══ RECORDS

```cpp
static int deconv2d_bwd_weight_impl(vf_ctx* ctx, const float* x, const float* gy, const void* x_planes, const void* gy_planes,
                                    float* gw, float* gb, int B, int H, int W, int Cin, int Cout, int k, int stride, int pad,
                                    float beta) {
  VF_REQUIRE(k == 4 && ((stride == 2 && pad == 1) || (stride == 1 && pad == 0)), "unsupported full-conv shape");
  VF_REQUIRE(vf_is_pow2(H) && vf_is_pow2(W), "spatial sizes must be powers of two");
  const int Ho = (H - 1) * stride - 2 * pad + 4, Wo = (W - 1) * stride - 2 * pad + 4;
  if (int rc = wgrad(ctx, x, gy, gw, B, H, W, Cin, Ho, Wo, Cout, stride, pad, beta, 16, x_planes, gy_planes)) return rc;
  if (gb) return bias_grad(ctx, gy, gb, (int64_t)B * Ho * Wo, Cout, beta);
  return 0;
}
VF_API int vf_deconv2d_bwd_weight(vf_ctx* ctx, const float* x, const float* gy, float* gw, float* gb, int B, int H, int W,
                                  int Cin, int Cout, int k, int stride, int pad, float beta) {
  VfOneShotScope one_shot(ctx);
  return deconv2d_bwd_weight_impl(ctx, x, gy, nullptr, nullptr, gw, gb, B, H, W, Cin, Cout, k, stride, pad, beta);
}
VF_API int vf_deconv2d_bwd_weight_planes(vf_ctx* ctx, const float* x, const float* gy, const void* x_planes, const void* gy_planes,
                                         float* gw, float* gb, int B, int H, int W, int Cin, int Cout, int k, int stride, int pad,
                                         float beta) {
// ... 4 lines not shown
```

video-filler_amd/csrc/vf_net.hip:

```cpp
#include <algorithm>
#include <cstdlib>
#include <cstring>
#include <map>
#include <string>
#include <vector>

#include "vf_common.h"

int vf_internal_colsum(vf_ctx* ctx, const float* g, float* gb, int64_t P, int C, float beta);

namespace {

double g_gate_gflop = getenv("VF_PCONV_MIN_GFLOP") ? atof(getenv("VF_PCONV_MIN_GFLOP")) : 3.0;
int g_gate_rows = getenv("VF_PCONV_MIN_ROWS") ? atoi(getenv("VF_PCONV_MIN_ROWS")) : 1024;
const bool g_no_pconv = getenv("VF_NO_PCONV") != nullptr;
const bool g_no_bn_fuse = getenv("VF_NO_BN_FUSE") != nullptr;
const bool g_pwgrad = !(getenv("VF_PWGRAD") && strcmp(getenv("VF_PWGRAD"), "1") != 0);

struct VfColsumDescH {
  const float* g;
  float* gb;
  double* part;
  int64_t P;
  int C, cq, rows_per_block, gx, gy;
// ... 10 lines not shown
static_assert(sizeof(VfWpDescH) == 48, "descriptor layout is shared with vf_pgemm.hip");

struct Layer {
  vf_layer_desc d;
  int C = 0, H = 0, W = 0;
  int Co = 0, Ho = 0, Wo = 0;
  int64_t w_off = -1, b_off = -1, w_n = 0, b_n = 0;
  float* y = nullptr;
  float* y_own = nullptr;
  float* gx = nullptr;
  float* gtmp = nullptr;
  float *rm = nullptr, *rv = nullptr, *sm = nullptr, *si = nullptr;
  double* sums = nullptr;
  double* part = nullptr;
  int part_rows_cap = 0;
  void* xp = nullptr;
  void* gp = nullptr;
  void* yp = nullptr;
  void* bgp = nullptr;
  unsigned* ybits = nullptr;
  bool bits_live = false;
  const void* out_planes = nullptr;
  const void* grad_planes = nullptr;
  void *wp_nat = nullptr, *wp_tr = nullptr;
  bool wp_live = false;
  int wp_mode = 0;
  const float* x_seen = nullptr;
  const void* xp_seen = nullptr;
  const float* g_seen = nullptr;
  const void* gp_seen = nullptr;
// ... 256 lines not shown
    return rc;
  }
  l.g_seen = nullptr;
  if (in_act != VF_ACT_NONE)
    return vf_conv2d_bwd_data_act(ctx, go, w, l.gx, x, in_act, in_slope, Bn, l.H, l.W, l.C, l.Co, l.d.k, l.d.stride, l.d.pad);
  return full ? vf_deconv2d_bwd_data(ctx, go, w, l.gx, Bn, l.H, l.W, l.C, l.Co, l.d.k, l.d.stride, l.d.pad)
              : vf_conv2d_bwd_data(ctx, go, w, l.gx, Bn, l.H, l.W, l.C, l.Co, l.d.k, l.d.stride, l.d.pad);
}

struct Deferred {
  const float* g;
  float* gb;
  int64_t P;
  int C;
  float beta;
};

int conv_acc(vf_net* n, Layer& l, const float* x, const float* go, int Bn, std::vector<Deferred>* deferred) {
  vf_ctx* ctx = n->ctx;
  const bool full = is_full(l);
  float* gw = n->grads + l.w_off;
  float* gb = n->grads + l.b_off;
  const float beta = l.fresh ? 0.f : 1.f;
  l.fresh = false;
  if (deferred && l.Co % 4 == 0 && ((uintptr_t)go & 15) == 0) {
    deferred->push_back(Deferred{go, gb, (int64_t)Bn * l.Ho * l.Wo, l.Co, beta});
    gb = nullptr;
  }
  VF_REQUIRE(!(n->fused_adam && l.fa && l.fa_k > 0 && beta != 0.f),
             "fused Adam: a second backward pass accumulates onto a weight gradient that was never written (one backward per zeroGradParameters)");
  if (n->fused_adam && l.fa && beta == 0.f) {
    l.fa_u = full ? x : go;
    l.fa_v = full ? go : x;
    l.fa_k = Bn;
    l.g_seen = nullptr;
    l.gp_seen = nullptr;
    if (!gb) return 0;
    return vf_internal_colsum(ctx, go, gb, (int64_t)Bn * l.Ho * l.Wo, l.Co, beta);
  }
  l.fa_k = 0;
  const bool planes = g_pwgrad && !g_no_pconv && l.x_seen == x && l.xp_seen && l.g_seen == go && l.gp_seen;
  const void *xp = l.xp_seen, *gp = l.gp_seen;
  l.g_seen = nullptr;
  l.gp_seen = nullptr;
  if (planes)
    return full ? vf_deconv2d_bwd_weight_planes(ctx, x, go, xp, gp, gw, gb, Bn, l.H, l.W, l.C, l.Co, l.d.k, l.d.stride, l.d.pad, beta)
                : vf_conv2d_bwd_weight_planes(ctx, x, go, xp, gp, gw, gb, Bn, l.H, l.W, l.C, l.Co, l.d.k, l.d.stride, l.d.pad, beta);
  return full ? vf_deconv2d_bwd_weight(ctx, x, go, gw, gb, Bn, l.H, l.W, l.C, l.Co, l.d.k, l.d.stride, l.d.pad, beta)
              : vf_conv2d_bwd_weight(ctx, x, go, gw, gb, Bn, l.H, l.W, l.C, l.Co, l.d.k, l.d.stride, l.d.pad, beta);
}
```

════
══ RECORDS

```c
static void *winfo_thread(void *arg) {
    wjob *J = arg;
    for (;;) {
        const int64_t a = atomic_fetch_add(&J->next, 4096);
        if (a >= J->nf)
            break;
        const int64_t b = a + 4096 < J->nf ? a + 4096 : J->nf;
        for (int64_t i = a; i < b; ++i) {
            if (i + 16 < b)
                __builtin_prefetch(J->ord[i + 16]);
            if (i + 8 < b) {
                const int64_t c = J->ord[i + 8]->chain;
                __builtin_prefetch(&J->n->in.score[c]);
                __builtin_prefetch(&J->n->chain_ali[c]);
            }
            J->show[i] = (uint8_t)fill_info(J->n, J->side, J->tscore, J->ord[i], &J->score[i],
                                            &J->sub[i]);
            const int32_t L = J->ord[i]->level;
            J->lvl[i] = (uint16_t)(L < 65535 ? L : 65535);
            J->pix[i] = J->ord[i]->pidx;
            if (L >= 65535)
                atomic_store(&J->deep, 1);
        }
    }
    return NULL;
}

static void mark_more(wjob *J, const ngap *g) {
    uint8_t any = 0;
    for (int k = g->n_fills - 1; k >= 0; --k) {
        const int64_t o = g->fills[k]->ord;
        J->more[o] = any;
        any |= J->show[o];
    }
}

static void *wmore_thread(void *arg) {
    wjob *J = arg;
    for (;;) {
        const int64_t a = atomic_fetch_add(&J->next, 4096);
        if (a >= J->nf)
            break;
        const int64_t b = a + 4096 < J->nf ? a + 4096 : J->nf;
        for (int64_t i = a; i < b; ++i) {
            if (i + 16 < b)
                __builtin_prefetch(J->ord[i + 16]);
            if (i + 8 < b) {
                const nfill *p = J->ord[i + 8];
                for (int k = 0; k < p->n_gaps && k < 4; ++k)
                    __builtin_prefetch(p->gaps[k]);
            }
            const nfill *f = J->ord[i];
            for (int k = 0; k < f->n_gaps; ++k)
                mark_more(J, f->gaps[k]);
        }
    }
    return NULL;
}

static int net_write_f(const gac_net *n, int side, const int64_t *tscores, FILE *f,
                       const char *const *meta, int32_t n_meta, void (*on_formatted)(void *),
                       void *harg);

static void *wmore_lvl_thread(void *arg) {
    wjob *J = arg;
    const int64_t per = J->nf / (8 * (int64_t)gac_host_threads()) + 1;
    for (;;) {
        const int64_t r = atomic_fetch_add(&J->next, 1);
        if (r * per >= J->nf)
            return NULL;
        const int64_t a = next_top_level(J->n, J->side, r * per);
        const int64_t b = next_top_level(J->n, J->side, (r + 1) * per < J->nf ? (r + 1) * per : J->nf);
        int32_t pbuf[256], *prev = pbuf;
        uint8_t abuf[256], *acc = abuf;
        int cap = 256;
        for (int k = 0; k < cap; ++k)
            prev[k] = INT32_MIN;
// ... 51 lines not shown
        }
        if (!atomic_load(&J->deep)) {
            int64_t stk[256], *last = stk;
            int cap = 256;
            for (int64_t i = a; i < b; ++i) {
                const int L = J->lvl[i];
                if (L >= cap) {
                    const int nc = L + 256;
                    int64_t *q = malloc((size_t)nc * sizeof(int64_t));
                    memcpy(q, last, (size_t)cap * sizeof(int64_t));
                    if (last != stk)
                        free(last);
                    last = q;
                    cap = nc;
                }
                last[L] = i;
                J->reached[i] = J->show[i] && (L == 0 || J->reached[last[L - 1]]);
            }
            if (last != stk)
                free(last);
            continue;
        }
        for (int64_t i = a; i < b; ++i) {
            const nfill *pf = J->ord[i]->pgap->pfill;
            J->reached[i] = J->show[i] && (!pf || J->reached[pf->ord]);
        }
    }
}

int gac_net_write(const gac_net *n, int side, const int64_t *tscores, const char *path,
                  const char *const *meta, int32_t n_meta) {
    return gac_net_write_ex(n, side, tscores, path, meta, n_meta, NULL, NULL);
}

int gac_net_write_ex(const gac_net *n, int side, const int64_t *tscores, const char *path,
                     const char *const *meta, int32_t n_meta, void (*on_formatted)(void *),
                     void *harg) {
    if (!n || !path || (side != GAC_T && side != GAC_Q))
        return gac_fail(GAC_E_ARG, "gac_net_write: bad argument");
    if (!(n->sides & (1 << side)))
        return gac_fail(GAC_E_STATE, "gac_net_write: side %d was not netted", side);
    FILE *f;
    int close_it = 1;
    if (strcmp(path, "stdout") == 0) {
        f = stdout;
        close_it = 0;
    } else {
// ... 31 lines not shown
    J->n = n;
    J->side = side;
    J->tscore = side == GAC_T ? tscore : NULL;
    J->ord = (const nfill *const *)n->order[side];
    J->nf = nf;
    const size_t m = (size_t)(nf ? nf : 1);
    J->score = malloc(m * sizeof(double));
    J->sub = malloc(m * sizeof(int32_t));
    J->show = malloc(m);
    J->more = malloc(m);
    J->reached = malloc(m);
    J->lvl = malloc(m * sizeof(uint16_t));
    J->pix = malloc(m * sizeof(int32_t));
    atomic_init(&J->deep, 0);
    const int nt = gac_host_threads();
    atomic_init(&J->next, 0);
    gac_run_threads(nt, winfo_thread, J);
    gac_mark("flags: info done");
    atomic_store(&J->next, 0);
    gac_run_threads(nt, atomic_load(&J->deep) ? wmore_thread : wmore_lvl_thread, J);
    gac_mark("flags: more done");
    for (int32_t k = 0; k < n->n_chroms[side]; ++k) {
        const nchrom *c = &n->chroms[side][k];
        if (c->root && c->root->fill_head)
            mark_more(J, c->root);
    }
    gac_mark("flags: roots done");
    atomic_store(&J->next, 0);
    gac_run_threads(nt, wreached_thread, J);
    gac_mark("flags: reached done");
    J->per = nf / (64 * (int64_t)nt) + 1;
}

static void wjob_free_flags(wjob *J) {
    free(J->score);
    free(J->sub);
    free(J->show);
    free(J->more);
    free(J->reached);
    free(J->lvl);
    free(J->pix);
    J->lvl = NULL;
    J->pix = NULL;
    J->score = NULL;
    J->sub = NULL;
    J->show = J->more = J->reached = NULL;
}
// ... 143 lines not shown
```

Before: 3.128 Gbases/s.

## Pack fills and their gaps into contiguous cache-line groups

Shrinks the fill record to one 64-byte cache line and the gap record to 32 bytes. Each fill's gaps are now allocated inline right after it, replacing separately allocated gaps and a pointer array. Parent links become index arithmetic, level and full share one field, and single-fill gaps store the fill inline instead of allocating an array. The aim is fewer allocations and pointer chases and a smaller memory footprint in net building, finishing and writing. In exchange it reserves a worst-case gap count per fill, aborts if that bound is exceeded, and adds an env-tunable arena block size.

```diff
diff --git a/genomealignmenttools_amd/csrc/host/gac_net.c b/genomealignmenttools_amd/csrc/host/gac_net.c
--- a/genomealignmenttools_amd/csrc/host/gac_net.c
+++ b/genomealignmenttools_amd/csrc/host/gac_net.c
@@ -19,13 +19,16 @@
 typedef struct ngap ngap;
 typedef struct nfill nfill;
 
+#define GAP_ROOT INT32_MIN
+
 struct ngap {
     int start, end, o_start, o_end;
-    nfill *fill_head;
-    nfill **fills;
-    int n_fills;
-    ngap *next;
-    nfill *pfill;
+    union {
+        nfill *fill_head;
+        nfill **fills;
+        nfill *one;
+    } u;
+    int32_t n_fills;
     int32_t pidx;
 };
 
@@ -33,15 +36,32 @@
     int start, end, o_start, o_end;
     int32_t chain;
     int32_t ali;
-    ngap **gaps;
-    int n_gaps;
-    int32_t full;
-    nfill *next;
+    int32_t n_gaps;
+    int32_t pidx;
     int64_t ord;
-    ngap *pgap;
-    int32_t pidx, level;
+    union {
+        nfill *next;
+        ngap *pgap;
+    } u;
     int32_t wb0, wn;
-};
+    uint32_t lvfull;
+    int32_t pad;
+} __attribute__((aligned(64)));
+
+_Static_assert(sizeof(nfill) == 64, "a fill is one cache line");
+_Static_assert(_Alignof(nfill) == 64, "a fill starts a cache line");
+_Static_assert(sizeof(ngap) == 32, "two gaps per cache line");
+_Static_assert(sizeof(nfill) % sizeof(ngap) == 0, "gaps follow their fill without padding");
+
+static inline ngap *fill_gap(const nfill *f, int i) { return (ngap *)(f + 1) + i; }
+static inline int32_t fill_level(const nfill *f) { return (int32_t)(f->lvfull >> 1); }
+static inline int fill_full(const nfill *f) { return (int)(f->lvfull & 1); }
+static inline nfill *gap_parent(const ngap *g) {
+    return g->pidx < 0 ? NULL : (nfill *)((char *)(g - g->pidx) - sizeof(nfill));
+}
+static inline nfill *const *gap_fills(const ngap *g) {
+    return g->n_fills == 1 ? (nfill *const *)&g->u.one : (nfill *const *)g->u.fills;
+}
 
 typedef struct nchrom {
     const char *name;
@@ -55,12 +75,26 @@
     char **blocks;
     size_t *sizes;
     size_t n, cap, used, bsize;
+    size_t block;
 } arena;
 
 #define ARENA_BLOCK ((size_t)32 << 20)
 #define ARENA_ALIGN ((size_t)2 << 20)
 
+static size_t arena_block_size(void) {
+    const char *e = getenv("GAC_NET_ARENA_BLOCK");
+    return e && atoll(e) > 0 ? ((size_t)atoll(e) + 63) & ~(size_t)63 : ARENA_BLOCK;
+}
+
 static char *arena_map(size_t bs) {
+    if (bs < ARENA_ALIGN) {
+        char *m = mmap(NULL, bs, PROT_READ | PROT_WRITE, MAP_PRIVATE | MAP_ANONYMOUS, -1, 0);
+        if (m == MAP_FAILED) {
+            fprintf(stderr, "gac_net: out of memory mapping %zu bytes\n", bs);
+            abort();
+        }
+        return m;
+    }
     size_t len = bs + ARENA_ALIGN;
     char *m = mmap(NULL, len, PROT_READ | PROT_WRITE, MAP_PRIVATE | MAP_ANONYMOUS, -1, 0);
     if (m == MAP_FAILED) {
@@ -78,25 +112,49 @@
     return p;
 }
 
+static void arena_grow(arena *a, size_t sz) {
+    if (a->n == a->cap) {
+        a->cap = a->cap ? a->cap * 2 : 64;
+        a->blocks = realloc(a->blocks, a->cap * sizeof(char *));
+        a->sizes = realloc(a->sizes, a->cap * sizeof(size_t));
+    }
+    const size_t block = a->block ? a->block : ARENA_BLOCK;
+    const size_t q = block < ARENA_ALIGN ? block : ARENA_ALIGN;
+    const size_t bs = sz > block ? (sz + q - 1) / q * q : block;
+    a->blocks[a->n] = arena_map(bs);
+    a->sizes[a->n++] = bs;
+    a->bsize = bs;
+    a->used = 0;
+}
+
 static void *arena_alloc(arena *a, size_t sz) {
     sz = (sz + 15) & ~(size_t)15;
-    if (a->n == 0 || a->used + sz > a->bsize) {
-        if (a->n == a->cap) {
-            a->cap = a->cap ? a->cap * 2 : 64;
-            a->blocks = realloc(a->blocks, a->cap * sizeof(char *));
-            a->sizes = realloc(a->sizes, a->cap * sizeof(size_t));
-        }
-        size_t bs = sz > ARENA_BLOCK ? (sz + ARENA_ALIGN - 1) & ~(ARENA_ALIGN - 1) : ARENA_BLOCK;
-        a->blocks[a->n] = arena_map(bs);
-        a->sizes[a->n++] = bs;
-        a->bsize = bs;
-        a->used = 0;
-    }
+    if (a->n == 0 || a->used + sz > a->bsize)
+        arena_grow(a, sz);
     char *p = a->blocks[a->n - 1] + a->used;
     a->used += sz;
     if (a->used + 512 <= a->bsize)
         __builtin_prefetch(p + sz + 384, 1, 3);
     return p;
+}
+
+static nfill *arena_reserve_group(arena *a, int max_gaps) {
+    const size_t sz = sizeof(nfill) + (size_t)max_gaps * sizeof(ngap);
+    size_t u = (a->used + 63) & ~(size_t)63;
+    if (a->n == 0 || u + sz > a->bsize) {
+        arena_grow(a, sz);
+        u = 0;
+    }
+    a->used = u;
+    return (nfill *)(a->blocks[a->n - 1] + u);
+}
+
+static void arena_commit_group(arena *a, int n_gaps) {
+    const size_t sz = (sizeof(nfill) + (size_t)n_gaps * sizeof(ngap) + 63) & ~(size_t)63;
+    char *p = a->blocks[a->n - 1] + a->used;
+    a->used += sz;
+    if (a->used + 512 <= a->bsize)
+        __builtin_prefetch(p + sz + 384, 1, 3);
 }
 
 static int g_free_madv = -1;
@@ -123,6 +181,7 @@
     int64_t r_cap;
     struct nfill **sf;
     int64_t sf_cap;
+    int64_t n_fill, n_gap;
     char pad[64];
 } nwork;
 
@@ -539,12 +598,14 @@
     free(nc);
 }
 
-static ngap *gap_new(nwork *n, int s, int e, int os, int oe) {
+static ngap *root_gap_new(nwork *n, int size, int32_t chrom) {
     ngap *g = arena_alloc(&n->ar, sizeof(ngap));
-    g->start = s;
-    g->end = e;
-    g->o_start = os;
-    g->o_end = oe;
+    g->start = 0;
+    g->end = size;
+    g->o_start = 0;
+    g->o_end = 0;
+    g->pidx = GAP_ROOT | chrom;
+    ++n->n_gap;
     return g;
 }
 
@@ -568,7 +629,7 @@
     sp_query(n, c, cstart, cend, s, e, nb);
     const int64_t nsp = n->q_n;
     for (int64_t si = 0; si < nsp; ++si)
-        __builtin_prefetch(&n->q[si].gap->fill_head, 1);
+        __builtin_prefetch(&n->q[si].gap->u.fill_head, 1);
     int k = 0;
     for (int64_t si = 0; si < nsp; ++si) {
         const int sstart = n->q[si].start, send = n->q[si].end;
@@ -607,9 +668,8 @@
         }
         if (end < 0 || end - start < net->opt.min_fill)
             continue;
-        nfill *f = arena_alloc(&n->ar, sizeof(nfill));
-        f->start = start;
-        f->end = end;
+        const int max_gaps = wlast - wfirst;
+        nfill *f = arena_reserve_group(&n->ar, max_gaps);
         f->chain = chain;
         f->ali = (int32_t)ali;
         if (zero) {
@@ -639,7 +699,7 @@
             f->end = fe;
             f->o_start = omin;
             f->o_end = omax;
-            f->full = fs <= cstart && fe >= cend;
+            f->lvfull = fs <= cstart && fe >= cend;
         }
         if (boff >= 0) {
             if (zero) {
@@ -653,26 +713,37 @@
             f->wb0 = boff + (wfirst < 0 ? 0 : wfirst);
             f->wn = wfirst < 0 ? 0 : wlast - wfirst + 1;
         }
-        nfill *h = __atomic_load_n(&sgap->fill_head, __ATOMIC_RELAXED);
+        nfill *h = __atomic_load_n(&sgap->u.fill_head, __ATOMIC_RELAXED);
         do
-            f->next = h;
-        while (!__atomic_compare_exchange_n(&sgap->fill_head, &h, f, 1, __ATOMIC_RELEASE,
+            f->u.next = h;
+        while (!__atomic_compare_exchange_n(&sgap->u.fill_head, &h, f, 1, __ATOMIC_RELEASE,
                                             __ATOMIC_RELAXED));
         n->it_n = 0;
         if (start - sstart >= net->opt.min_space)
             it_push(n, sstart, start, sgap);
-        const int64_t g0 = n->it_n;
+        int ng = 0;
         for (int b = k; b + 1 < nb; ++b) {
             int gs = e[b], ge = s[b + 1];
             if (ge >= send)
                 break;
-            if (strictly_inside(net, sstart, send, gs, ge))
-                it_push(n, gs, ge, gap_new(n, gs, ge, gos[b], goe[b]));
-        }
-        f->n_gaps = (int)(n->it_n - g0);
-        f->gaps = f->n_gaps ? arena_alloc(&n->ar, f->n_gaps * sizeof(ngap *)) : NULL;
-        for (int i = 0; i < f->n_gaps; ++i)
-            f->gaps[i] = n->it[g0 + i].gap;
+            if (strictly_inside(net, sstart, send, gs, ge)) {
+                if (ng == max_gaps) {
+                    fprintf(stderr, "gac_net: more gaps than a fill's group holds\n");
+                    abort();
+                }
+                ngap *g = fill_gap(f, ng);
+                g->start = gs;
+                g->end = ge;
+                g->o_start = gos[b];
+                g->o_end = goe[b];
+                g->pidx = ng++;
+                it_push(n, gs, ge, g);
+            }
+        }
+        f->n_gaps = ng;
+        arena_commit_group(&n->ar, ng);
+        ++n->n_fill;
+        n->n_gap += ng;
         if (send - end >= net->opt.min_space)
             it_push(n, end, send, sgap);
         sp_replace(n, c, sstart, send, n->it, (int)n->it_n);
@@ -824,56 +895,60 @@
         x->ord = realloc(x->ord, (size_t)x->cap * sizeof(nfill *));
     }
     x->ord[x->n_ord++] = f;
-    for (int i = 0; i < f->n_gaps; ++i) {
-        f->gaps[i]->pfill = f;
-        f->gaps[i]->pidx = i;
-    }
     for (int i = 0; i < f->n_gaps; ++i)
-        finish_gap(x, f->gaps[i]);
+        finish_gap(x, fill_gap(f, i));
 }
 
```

════

▶ [YOUR TASK] State how many lines of the data contain the word "Cout". Nothing besides the number belongs in the reply.

▶ [EXERCISE RESULT] 6